## Your assignment
Copy each line from the listing below where the word "atomicAnd" shows up.

====== Data for review ======

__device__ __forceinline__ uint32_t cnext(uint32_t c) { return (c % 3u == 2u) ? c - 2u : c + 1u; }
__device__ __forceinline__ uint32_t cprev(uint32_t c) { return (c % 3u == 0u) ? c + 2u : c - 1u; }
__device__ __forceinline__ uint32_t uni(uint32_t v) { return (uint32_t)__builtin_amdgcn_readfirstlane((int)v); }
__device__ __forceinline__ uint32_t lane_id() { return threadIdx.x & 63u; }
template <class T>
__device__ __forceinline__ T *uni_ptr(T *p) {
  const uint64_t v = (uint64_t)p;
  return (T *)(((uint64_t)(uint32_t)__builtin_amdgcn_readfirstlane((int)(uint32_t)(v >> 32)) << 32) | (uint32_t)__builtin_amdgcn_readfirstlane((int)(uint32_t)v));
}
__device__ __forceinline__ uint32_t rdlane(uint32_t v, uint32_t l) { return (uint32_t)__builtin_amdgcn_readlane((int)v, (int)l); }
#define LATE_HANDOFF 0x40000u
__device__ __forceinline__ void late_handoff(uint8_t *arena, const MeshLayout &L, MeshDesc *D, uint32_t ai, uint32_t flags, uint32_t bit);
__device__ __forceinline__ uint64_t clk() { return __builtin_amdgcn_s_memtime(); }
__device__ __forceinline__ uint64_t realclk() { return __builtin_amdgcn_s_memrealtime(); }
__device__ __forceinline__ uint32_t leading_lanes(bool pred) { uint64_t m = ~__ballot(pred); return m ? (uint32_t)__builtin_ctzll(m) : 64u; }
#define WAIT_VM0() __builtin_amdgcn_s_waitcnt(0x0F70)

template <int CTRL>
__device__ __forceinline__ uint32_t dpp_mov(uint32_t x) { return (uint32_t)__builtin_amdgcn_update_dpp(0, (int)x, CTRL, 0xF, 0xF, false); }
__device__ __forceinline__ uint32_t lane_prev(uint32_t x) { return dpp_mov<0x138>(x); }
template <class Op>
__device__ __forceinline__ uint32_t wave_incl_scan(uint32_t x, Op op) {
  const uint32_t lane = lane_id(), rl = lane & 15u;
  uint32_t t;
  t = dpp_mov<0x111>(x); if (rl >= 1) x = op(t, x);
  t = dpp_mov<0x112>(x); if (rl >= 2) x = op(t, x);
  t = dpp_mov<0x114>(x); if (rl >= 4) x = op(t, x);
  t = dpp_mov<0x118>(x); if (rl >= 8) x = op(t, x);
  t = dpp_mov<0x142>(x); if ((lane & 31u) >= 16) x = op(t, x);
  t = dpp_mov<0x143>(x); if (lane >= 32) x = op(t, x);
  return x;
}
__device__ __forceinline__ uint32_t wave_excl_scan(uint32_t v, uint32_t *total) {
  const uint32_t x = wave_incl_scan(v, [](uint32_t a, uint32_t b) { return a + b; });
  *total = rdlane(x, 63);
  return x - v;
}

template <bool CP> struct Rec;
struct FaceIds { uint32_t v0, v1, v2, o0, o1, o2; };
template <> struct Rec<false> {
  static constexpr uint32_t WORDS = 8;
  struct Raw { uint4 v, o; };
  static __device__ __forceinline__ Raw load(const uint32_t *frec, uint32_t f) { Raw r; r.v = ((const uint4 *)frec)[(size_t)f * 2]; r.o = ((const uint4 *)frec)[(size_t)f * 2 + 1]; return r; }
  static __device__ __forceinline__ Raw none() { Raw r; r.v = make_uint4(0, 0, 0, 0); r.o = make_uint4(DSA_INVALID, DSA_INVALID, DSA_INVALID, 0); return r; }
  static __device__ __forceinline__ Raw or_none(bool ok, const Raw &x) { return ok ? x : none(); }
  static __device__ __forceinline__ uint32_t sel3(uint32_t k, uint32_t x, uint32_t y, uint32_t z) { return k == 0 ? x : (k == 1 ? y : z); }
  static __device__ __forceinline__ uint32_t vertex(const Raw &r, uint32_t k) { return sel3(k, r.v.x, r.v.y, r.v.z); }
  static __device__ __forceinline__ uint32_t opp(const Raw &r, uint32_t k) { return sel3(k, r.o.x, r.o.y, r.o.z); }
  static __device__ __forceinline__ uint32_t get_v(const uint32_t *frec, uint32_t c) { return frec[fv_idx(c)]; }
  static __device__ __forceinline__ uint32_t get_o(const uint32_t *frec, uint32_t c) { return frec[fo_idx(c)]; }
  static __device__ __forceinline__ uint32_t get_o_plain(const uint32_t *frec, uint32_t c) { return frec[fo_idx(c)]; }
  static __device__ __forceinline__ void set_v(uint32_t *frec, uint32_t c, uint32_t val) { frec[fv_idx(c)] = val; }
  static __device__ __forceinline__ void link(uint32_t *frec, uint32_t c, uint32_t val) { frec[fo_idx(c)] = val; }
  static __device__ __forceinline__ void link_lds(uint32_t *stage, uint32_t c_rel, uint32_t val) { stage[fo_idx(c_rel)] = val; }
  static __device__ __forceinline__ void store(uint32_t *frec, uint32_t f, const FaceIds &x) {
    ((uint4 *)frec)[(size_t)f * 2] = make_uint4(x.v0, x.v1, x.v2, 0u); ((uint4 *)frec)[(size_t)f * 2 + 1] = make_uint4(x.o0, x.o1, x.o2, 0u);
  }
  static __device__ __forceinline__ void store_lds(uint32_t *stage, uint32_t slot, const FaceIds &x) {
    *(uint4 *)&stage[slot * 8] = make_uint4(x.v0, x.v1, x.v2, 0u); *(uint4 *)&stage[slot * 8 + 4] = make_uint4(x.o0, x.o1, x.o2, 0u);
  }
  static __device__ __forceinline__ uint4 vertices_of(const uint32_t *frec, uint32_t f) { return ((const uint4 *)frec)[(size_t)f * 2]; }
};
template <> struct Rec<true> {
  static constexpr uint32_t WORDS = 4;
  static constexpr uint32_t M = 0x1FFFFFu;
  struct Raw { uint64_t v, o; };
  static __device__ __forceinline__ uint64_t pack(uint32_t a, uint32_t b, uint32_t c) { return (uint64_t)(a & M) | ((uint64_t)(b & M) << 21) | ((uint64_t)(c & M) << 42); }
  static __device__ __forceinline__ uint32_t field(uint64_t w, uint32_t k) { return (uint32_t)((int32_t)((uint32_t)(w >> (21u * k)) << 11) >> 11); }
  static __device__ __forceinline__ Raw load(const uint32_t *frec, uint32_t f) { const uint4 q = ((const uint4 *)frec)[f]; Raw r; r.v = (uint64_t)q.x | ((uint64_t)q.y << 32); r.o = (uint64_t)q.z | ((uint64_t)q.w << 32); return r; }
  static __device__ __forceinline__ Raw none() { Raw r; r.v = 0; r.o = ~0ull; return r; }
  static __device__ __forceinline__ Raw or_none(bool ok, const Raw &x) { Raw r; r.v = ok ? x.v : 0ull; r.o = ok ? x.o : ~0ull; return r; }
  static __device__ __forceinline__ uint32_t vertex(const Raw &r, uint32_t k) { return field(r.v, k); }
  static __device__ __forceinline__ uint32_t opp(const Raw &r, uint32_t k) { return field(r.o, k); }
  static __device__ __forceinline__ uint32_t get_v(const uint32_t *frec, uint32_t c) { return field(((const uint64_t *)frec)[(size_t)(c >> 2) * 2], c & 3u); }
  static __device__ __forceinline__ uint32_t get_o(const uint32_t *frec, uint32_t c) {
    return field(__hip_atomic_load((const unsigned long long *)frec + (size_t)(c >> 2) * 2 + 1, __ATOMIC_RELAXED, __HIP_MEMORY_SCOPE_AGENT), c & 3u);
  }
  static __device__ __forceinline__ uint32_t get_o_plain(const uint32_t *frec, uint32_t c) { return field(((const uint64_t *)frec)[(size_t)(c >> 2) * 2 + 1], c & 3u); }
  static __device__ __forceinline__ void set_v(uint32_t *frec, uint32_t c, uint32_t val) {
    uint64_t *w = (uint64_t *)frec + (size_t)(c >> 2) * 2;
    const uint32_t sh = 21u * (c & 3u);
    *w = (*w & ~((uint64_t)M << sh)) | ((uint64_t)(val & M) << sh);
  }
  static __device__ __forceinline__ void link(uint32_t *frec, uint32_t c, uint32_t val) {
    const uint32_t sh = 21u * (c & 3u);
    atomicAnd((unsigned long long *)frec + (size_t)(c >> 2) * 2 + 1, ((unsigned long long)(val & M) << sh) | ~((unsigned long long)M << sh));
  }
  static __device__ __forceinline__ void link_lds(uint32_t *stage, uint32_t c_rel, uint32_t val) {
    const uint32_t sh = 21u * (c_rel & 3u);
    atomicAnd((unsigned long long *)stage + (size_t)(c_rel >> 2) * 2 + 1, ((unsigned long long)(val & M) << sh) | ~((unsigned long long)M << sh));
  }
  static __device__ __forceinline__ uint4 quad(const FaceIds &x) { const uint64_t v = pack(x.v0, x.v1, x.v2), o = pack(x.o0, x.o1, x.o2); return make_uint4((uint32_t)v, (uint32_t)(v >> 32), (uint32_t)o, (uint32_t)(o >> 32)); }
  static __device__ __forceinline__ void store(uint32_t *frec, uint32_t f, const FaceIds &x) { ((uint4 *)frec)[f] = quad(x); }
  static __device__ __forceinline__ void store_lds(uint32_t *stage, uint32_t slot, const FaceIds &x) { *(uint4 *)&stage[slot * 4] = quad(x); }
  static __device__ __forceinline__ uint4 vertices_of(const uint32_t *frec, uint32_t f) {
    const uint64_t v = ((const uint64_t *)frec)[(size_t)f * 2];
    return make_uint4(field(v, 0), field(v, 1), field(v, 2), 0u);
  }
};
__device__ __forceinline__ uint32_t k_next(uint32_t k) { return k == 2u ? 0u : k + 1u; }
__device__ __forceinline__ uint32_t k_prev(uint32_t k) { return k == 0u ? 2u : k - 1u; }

======

## Solved exercise
    atomicAnd((unsigned long long *)frec + (size_t)(c >> 2) * 2 + 1, ((unsigned long long)(val & M) << sh) | ~((unsigned long long)M << sh));
    atomicAnd((unsigned long long *)stage + (size_t)(c_rel >> 2) * 2 + 1, ((unsigned long long)(val & M) << sh) | ~((unsigned long long)M << sh));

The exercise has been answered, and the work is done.